The impact of daily mobility on exposure to traffic-related air pollution and health effect estimates

Abstract
Epidemiological studies of traffic-related air pollution typically estimate exposures at residential locations only; however, if study subjects spend time away from home, exposure measurement error, and therefore bias, may be introduced into epidemiological analyses. For two study areas (Vancouver, British Columbia, and Southern California), we use paired residence- and mobility-based estimates of individual exposure to ambient nitrogen dioxide, and apply error theory to calculate bias for scenarios when mobility is not considered.
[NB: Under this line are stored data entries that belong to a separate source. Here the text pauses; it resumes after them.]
template <int D, typename TI, bool SPARSE, bool BIG, bool DROP = false, typename ES>
__device__ __forceinline__ typename Geo<D, TI, SPARSE>::Acc
row_gather(const ES &es, int64_t start, int64_t end, const GatherSrc &src, int lane, int2 *stage, int row = 0) {
    typedef Geo<D, TI, SPARSE> G;
    typename G::Acc acc = zerov<G::CPL>();
    tile_pad_init(stage, lane);
    int2 cv = make_int2(0, 0);
    if (start + lane < end) cv = es.at(start + lane);
    for (int64_t base = start; base < end; base += 64) {
        const int n = (int)min((int64_t)64, end - base);
        if (!SPARSE && src.S) cv.y = __float_as_int(__int_as_float(cv.y) * src.S[cv.x]);
        bool live = true;
        if constexpr (DROP) live = drop_apply(src.dr, row, cv);
        const int cnt = tile_stage<SPARSE>(cv.x, __int_as_float(cv.y), n, src, lane, stage, live);
        __builtin_amdgcn_wave_barrier();
        cv = make_int2(0, 0);
        if (base + 64 + lane < end) cv = es.at(base + 64 + lane);
        tile_gather<D, TI, SPARSE, BIG>(stage, cnt, src, lane, acc);
        __builtin_amdgcn_wave_barrier();
    }
    return reduce_groups<G::LPR>(acc);
}

template <int C> struct AdamPre { typename VecF<C>::T p, m, v; bool have; };

template <int D, typename TO, int MODE, int C, bool IL = false>
__device__ __forceinline__ void spmm_epilogue(const SpmmArgs &a, int64_t row, int l, typename VecF<C>::T acc, bool flagged,
                                              const AdamPre<C> *pre = nullptr) {
    typedef typename VecF<C>::T V;
    const int64_t off = row * D + l * C;
    if (MODE & M_ADDSELF) acc = row_load<D, C, IL>(a.selfX, row, l) + acc;
    if (MODE & M_WTS) acc = a.w_in * acc;
    if ((MODE & M_ADDG) && flagged) {
        V g = row_load<D, C, IL>(a.G32, row, l);
        if (MODE & M_WTS) g = a.w_add * g;
        acc = g + acc;
        if ((MODE & M_ADAM) && !(MODE & M_SPARSE) && a.clear) {
            if constexpr (IL) {
#pragma unroll
                for (int j = 0; j < 4; j++) {
                    i64x2 *q = reinterpret_cast<i64x2 *>(a.G64 + row * D + (j * (D / 16) + l) * 4);
                    q[0] = i64x2{0, 0}; q[1] = i64x2{0, 0};
                }
            } else {
                i64x2 *q = reinterpret_cast<i64x2 *>(a.G64 + off);
#pragma unroll
                for (int i = 0; i < C / 2; i++) q[i] = i64x2{0, 0};
            }
        }
    }
    if (MODE & M_ADAM) {
        V p, m, v;
        if (pre && pre->have) { p = pre->p; m = pre->m; v = pre->v; }
        else { p = row_load<D, C, IL>(a.P, row, l); m = row_load<D, C, IL>(a.M, row, l); v = row_load<D, C, IL>(a.V, row, l); }
        if ((MODE & M_ADDG) && a.cnt && flagged) {
            const int n_slots = a.cnt[row];
            acc = acc + (a.lam * (float)n_slots) * p;
            if (l == 0) a.cnt[row] = 0;
        }
        m = m + a.w1 * (acc - m);
        v = v * a.beta2 + (a.omb2 * acc) * acc;
        V denom;
#pragma unroll
        for (int i = 0; i < C; i++) denom[i] = sqrtf(v[i]) / a.bc2_sqrt + a.eps;
        p = p - a.step_size * (m / denom);
        row_store<D, C, IL>(a.P, row, l, p, (a.wt & LGCN_STORE_ARG_P) != 0);
        row_store<D, C, IL>(a.M, row, l, m, (a.wt & LGCN_STORE_ARG_MV) != 0); row_store<D, C, IL>(a.V, row, l, v, (a.wt & LGCN_STORE_ARG_MV) != 0);
        if constexpr (!(MODE & M_SPARSE)) {
            if (a.Pb) storev<C>(a.Pb + off, p);
            if (a.Pq) store_row_fp8<D, C, IL>(a.Pq, a.n_rows, row, l, p);
        }
    } else {
        RowStore<D, C, TO, IL>::put(a.Y, a.n_rows, row, l, acc, (a.wt & LGCN_STORE_ARG_Y) != 0);
    }
}

__device__ __forceinline__ void reduce_loss_wave(const float *terms, const float *gathered, int B, int shard,
                                                 int D, float decay, float *loss_out, int lane, float ent_coeff = 0.f, int64_t blk_in = 0) {
    float fl = 0.f, fr = 0.f, fe = 0.f;
    if (ent_coeff != 0.f) {
        if (!gathered) { for (int b = lane; b < B; b += 64) fe += terms[2 * B + b]; }
        else for (int b = lane; b < B; b += 64) fe += gathered[(int64_t)(b / shard) * blk_in + (int64_t)3 * shard * D + 2 * shard + b % shard];
    }
    if (!gathered) {
#pragma unroll 8
        for (int b = lane; b < B; b += 64) { fl += terms[b]; fr += terms[B + b]; }
    } else {
        constexpr int UL = 16;
        const int64_t blk = blk_in ? blk_in : (int64_t)3 * shard * D + 2 * shard;
        int r = lane / shard, i = lane % shard;
        for (int b0 = 0; b0 < B; b0 += 64 * UL) {
            float tl[UL], tr[UL];
#pragma unroll
            for (int u = 0; u < UL; u++) {
                const bool in = b0 + u * 64 + lane < B;
                const float *t = gathered + (in ? r : 0) * blk + (int64_t)3 * shard * D;
                const int ii = in ? i : 0;
                tl[u] = t[ii]; tr[u] = t[shard + ii];
                i += 64;
                while (i >= shard) { i -= shard; r++; }
            }
#pragma unroll
            for (int u = 0; u < UL; u++) {
                const bool in = b0 + u * 64 + lane < B;
                fl += in ? tl[u] : 0.f; fr += in ? tr[u] : 0.f;
            }
        }
    }
#pragma unroll
    for (int off = 32; off > 0; off >>= 1) { fl += __shfl_xor(fl, off); fr += __shfl_xor(fr, off); fe += __shfl_xor(fe, off); }
    if (lane == 0) {
        const float bpr = -(fl / (float)B) - ent_coeff * (fe / (float)(2 * B));
        const float reg = (0.5f * fr) / (float)B;
        loss_out[0] = bpr + decay * reg; loss_out[1] = bpr; loss_out[2] = reg;
    }
}

#ifndef SPMM_MIN_WAVES
#define SPMM_MIN_WAVES 6
#endif
#ifndef SPMM_MIN_WAVES_ADAM
#define SPMM_MIN_WAVES_ADAM 5
#endif
#ifndef SPMM_ADAM_PREFETCH
#define SPMM_ADAM_PREFETCH 1
#endif
#ifndef SPMM_U_SP
#define SPMM_U_SP 4
#endif
#ifndef SPMM_U
#define SPMM_U 8
#endif
template <int D, typename TI, bool SPARSE, int U, int GPR, bool PRE, bool BIG, int PC>
__device__ __forceinline__ void pack_batch(const int2 *p, const GatherSrc &src, int l,
                                           typename Geo<D, TI, SPARSE>::Acc &acc,
                                           const SpmmArgs *a, int64_t off, bool final_batch,
                                           AdamPre<PC> *pre) {
    typedef Raw<TI, SPARSE> R;
    int2 cv[U]; typename R::T xr[U];
#pragma unroll
    for (int u = 0; u < U; u++) cv[u] = p[u * GPR];
#pragma unroll
    for (int u = 0; u < U; u++) xr[u] = R::template load<BIG>(src, cv[u].x, D, l);
    if (PRE && final_batch && off >= 0) {
        pre->p = loadv<PC>(a->P + off); pre->m = loadv<PC>(a->M + off); pre->v = loadv<PC>(a->V + off);
        pre->have = true;
    }
    __builtin_amdgcn_sched_barrier(0);
#pragma unroll
    for (int u = 0; u < U; u++) acc += __int_as_float(cv[u].y) * R::cvt(xr[u], src.div);
}

#ifndef SPMM_WAVE_ROWS
#define SPMM_WAVE_ROWS 1
#endif
#ifndef SPMM_WPB
#define SPMM_WPB 1
#endif
template <int NPW> struct PackGeo { static constexpr int PACKS = NPW >= SPMM_WAVE_ROWS ? 1 : SPMM_WAVE_ROWS / NPW, RPW = NPW * PACKS, RPB = SPMM_WPB * RPW; };
#ifndef SPMM_GPR_BF16
#define SPMM_GPR_BF16 2
#endif
#ifndef SPMM_SCALAR_ROWINFO
#define SPMM_SCALAR_ROWINFO 1
#endif
#ifndef SPMM_ADAM_SPLIT
#define SPMM_ADAM_SPLIT 1
#endif
#ifndef SPMM_ADAM_PREFETCH_BF16
#define SPMM_ADAM_PREFETCH_BF16 0
#endif
#ifndef SPMM_GPR_F32
#define SPMM_GPR_F32 1
#endif
template <int D, typename TI, bool SP> struct RowGeo {
    static constexpr int NPW = Geo<D, TI, SP>::NPW;
    static constexpr int WANT = SP ? 1 : (Geo<D, TI, SP>::CPL == 16 ? (NPW >= 4 ? NPW / 4 : 1) : Geo<D, TI, SP>::CPL == 8 ? SPMM_GPR_BF16 : SPMM_GPR_F32);
    static constexpr int GPR = NPW >= WANT ? WANT : NPW;
    static constexpr int RPK = NPW / GPR;
};
template <int O> __device__ __forceinline__ float sum_xor(float v, int lane) {
    if (O == 32) return sum_xor32(v);
    if (O == 16) return sum_xor16(v);
    if (O == 8) return sum_ror<8>(v);
    const float dn = __int_as_float(__builtin_amdgcn_update_dpp(0, __float_as_int(v), 0x120 + 4, 0xf, 0xf, false));
    const float up = __int_as_float(__builtin_amdgcn_update_dpp(0, __float_as_int(v), 0x120 + 12, 0xf, 0xf, false));
    return v + ((lane & 4) ? dn : up);
}
template <int LPR, int GPR> __device__ __forceinline__ float sum_row_groups(float v, int lane) {
    if (GPR >= 2) v = sum_xor<LPR>(v, lane);
    if (GPR >= 4) v = sum_xor<(2 * LPR > 32 ? 32 : 2 * LPR)>(v, lane);
    return v;
}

In Vancouver, the mean bias was 0.84 (range: 0.79–0.89; SD: 0.01), indicating potential bias of an effect estimate toward the null by ∼ 16% when using residence-based exposure estimates. Bias was more strongly negative (mean: 0.70, range: 0.63–0.77, SD: 0.02) when the underlying pollution estimates had higher spatial variation (land-use regression versus monitor interpolation). In Southern California, bias was seen to become more strongly negative with increasing time and distance spent away from home (e.g., 0.99 for 0–2 h spent at least 10 km away, 0.66 for ≥10 h spent at least 40 km away). Our results suggest that ignoring daily mobility patterns can contribute to bias toward the null hypothesis in epidemiological studies using individual-level exposure estimates.